Zoé conquista el Estadio GNP Seguros: un viaje entre la lluvia y la magia.

Txt:Cosette Vazquez.

Foto: Liliana Estrada/Ocesa

La noche del primer show de los cinco programados de Zoé en el Estadio GNP Seguros quedará marcada como un momento histórico para la banda y para sus seguidores. A pesar de las lluvias que bañaron a la Ciudad de México, nada pudo opacar la energía ni la comunión que se vivió entre la agrupación y el público.

Desde que sonaron los primeros acordes de “Memorex” y “Vinyl”, quedó claro que el concierto no solo sería un repaso por su trayectoria, sino una experiencia inmersiva cargada de emociones, visuales impactantes y la vibra cósmica que caracteriza a Zoé.

La velada comenzó con la participación de Hello Seahorse!, quienes fueron los encargados de abrir el escenario y calentar el ánimo del público. Su propuesta hipnótica y potente marcó el inicio de una jornada que ya se sentía especial, dejando el ambiente listo para el viaje sonoro que estaba por venir.El setlist de Zoé fue un recorrido extenso y generoso que incluyó clásicos indispensables y algunas joyas que conectaron de manera especial con la audiencia.

La primera parte del show encendió la nostalgia con temas como “Vía Láctea”, “Corazón Atómico” y “Nunca”, canciones que fueron coreadas como himnos por miles de gargantas. Con “Paula” y “Triste Sister”, la atmósfera tomó tintes íntimos, mientras que piezas como “Rexsexsex” y “Veneno” devolvieron el impulso eléctrico que mantuvo a todos de pie.

Uno de los momentos más conmovedores llegó con “Arrullo de Estrellas”, donde la multitud se iluminó con celulares y encendedores, creando un mar de luces que contrastaba con la lluvia intermitente. La interpretación de “Miel” y “Labios Rotos” reafirmó la capacidad de Zoé para conectar lo etéreo con lo terrenal, y “Azul” —con su fuerza melódica— se sintió como un abrazo colectivo entre la banda y los asistentes.

El concierto también estuvo adornado por invitados especiales que hicieron de la noche algo aún más memorable. Denise Gutiérrez apareció en el encore para acompañar “Luna”, dándole una textura delicada y poderosa que provocó uno de los aplausos más largos de la velada.

Este dueto fue, sin duda, una de las postales imborrables de la jornada.El cierre con “Soñé” y “Dead” fue un estallido de energía que despidió la primera de las cinco noches con un mensaje claro: Zoé sigue siendo una de las bandas más importantes del rock en español, capaz de llenar estadios y de mantener intacta su esencia experimental y profundamente emotiva.A pesar de la lluvia, lo que se vivió fue un ritual de música y resistencia.
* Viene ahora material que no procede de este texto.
template <int DH>
__global__ void __launch_bounds__(kWgThreads, 1)
attn_wgmma_bwd_kernel(const __grid_constant__ CUtensorMap mapQ, const __grid_constant__ CUtensorMap mapK,
                      const __grid_constant__ CUtensorMap mapV, const __grid_constant__ CUtensorMap mapdO,
                      const __grid_constant__ CUtensorMap mapdQ, const AttnArgs a) {
  constexpr int KS = (DH + 15) / 16, NO = DH, BQ = 64;
  constexpr uint32_t kStage = 2 * kTile64;
  constexpr uint32_t kOffQ = 2 * kTile128;
  constexpr uint32_t kOffdS = kOffQ + kBwdStages * kStage;
  constexpr uint32_t kOffdQ = kOffdS + 2 * kTile128;
  constexpr uint32_t kdQBytes = BQ * DH * 4;
  constexpr uint32_t kOffL = kOffdQ + 2 * kdQBytes;
  constexpr uint32_t kOffBar = kOffL + kBwdStages * 2 * BQ * 4;
  static_assert(kOffdQ % 128 == 0 && kdQBytes % 128 == 0 && kOffL % 16 == 0 && kOffBar % 8 == 0, "smem layout");
  extern __shared__ __align__(1024) uint8_t smem_raw[];
  uint8_t* smem = align1024(smem_raw);
  float* sL = reinterpret_cast<float*>(smem + kOffL);
  uint64_t* kv_bar = reinterpret_cast<uint64_t*>(smem + kOffBar);
  uint64_t* full_bar = kv_bar + 1;
  uint64_t* empty_bar = full_bar + kBwdStages;
  uint64_t* ds_full = empty_bar + kBwdStages;
  uint64_t* ds_empty = ds_full + 2;
  const int wg = threadIdx.x >> 7;
  const int b = blockIdx.z, h = blockIdx.y, k0 = blockIdx.x * 128;
  const int lane = threadIdx.x & 31, warp = (threadIdx.x >> 5) & 3;
  const int nq = a.N / BQ;
  const long long bh = (long long)b * a.H + h;
  if (threadIdx.x == 0) {
    tma_prefetch_desc(&mapQ);
    tma_prefetch_desc(&mapK);
    tma_prefetch_desc(&mapV);
    tma_prefetch_desc(&mapdO);
    tma_prefetch_desc(&mapdQ);
    mbar_init(kv_bar, 1);
    for (int i = 0; i < kBwdStages; ++i) {
      mbar_init(&full_bar[i], 1);
      mbar_init(&empty_bar[i], 256);
    }
    for (int i = 0; i < 2; ++i) {
      mbar_init(&ds_full[i], 256);
      mbar_init(&ds_empty[i], 128);
    }
    fence_mbar_init();
  }
  __syncthreads();
  const uint32_t s0 = smem_u32(smem);

  if (wg == 0) {
    setmaxnreg_dec<72>();
    auto load_block = [&](int i) {
      const int s = i % kBwdStages;
      mbar_wait(&empty_bar[s], ((uint32_t)(i / kBwdStages) & 1u) ^ 1u);
      uint8_t* sQ = smem + kOffQ + s * kStage;
      mbar_expect_tx(&full_bar[s], kStage + 2 * BQ * 4);
      tma_load_4d(sQ, &mapQ, &full_bar[s], 0, h, i * BQ, b);
      tma_load_4d(sQ + kTile64, &mapdO, &full_bar[s], 0, h, i * BQ, b);
      bulk_load_1d(sL + s * 2 * BQ, a.LSE + bh * a.N + i * BQ, BQ * 4, &full_bar[s]);
      bulk_load_1d(sL + s * 2 * BQ + BQ, a.Dv + bh * a.N + i * BQ, BQ * 4, &full_bar[s]);
    };
    if (threadIdx.x == 0) {
      mbar_expect_tx(kv_bar, 2 * kTile128);
      tma_load_4d(smem, &mapK, kv_bar, 0, h, k0, b);
      tma_load_4d(smem + kTile128, &mapV, kv_bar, 0, h, k0, b);
      for (int i = 0; i < kBwdStages - 1 && i < nq; ++i) load_block(i);
    }
    __syncwarp();
    const uint64_t descS = wgmma_desc(s0 + kOffdS, kTile64, 1024);
    const uint64_t descK = wgmma_desc(s0, kTile64, 1024);
    mbar_wait(kv_bar, 0);
    float dq[NO / 2];
    for (int i = 0; i < nq; ++i) {
      const int buf = i & 1;
      if (threadIdx.x == 0 && i + kBwdStages - 1 < nq) load_block(i + kBwdStages - 1);
      __syncwarp();
      mbar_wait(&ds_full[buf], (uint32_t)(i >> 1) & 1u);
      const uint64_t da = descS + (uint64_t)(buf * (kTile128 >> 4));
      wgmma_fence();
#pragma unroll
      for (int kk = 0; kk < 8; ++kk)
        Wgmma<NO, 1, 1>::mma(dq, da + (uint64_t)(kk * (2048 >> 4)), descK + (uint64_t)(kk * (2048 >> 4)), kk > 0);
      wgmma_commit();
      wgmma_wait<0>();
      reg_fence<NO / 2>(dq);
      mbar_arrive(&ds_empty[buf]);
      if (threadIdx.x == 0) tma_store_wait_read<1>();
      named_bar_sync(1, 128);
      float* stg = reinterpret_cast<float*>(smem + kOffdQ + buf * kdQBytes);
#pragma unroll
      for (int hr = 0; hr < 2; ++hr) {
        float* row = stg + (16 * warp + (lane >> 2) + 8 * hr) * DH + 2 * (lane & 3);
#pragma unroll
        for (int dt = 0; dt < DH / 8; ++dt)
          *reinterpret_cast<float2*>(row + 8 * dt) =
              make_float2(dq[4 * dt + 2 * hr] * a.scale, dq[4 * dt + 2 * hr + 1] * a.scale);
      }
      fence_proxy_async_smem();
      named_bar_sync(1, 128);
      if (threadIdx.x == 0) {
        tma_reduce_add_3d(&mapdQ, stg, h * DH, i * BQ, b);
        tma_store_commit();
      }
    }
    if (threadIdx.x == 0) tma_store_wait_all();
    return;
  }

  setmaxnreg_inc<216>();
  const int cw = wg - 1;
  const uint64_t descKa = wgmma_desc(s0 + kTile64 * cw, 16, 1024);
  const uint64_t descVa = wgmma_desc(s0 + kTile128 + kTile64 * cw, 16, 1024);
  const uint64_t descQk = wgmma_desc(s0 + kOffQ, 16, 1024);
  const uint64_t descQm = wgmma_desc(s0 + kOffQ, kTile64, 1024);
  const float sl2 = a.scale * kLog2e;
  float st[32], dpt[32], dk[NO / 2], dv[NO / 2];
  uint32_t pp[16], ps[16];
#pragma unroll
  for (int i = 0; i < NO / 2; ++i) dk[i] = dv[i] = 0.f;
  const int r0 = 64 * cw + 16 * warp + (lane >> 2);
  mbar_wait(kv_bar, 0);
  for (int i = 0; i < nq; ++i) {
    const int s = i % kBwdStages, buf = i & 1;
    mbar_wait(&full_bar[s], (uint32_t)(i / kBwdStages) & 1u);
    const uint64_t so = (uint64_t)(s * (kStage >> 4));
    reg_fence<32>(st);
    reg_fence<32>(dpt);
    wgmma_fence();
#pragma unroll
    for (int k = 0; k < KS; ++k)
      Wgmma<64, 0, 0>::mma(st, descKa + (uint64_t)(2 * k), descQk + so + (uint64_t)(2 * k), k > 0);
    wgmma_commit();
#pragma unroll
    for (int k = 0; k < KS; ++k)
      Wgmma<64, 0, 0>::mma(dpt, descVa + (uint64_t)(2 * k), descQk + so + (uint64_t)((kTile64 >> 4) + 2 * k), k > 0);
    wgmma_commit();
    const float* l_s = sL + s * 2 * BQ + 2 * (lane & 3);
    wgmma_wait<1>();
    reg_fence<32>(st);
#pragma unroll
    for (int j = 0; j < 8; ++j) {
      const float2 l = *reinterpret_cast<const float2*>(l_s + 8 * j);
      const float l0 = l.x * kLog2e, l1 = l.y * kLog2e;
      st[4 * j] = ex2_approx(fmaf(st[4 * j], sl2, -l0));
      st[4 * j + 1] = ex2_approx(fmaf(st[4 * j + 1], sl2, -l1));
      st[4 * j + 2] = ex2_approx(fmaf(st[4 * j + 2], sl2, -l0));
      st[4 * j + 3] = ex2_approx(fmaf(st[4 * j + 3], sl2, -l1));
    }
    pack_acc<8>(st, pp);
    wgmma_wait<0>();
    reg_fence<32>(dpt);
#pragma unroll
    for (int j = 0; j < 8; ++j) {
      const float2 d = *reinterpret_cast<const float2*>(l_s + BQ + 8 * j);
      dpt[4 * j] = st[4 * j] * (dpt[4 * j] - d.x);
      dpt[4 * j + 1] = st[4 * j + 1] * (dpt[4 * j + 1] - d.y);
      dpt[4 * j + 2] = st[4 * j + 2] * (dpt[4 * j + 2] - d.x);
      dpt[4 * j + 3] = st[4 * j + 3] * (dpt[4 * j + 3] - d.y);
    }
    pack_acc<8>(dpt, ps);
    mbar_wait(&ds_empty[buf], ((uint32_t)(i >> 1) & 1u) ^ 1u);
    uint8_t* sdS = smem + kOffdS + buf * kTile128;
#pragma unroll
    for (int j = 0; j < 8; ++j) {
      *reinterpret_cast<uint32_t*>(sdS + sw128_off(r0, j) + 4 * (lane & 3)) = ps[2 * j];
      *reinterpret_cast<uint32_t*>(sdS + sw128_off(r0 + 8, j) + 4 * (lane & 3)) = ps[2 * j + 1];
    }
    fence_proxy_async_smem();
    mbar_arrive(&ds_full[buf]);
    reg_fence<NO / 2>(dk);
    reg_fence<NO / 2>(dv);
    wgmma_fence();
#pragma unroll
    for (int kq = 0; kq < 4; ++kq)
      WgmmaRS<NO, 1>::mma(dv, pp + 4 * kq, descQm + so + (uint64_t)((kTile64 >> 4) + kq * (2048 >> 4)), 1);
#pragma unroll
    for (int kq = 0; kq < 4; ++kq) WgmmaRS<NO, 1>::mma(dk, ps + 4 * kq, descQm + so + (uint64_t)(kq * (2048 >> 4)), 1);
    wgmma_commit();
    wgmma_wait<0>();
    reg_fence<NO / 2>(dk);
    reg_fence<NO / 2>(dv);
    reg_fence_u32<16>(pp);
    reg_fence_u32<16>(ps);
    mbar_arrive(&empty_bar[s]);
  }
#pragma unroll
  for (int hr = 0; hr < 2; ++hr) {
    const int key = k0 + r0 + 8 * hr;
    bf16* dkr = a.dK + b * a.dk_bs + (long long)key * a.lddk + h * DH + 2 * (lane & 3);
    bf16* dvr = a.dV + b * a.dv_bs + (long long)key * a.lddv + h * DH + 2 * (lane & 3);
#pragma unroll
    for (int dt = 0; dt < DH / 8; ++dt) {
      *reinterpret_cast<uint32_t*>(dkr + 8 * dt) = pack_bf16(dk[4 * dt + 2 * hr] * a.scale, dk[4 * dt + 2 * hr + 1] * a.scale);
      *reinterpret_cast<uint32_t*>(dvr + 8 * dt) = pack_bf16(dv[4 * dt + 2 * hr], dv[4 * dt + 2 * hr + 1]);
    }
  }
}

Cada acorde fue un recordatorio de lo que significa compartir la vida a través de canciones, de cómo la música puede ser refugio y celebración al mismo tiempo. La conclusión es ineludible: Zoé no solo ofreció un concierto, regaló un viaje sensorial que quedará grabado en la memoria colectiva como una noche de magia, resiliencia y amor infinito por la música.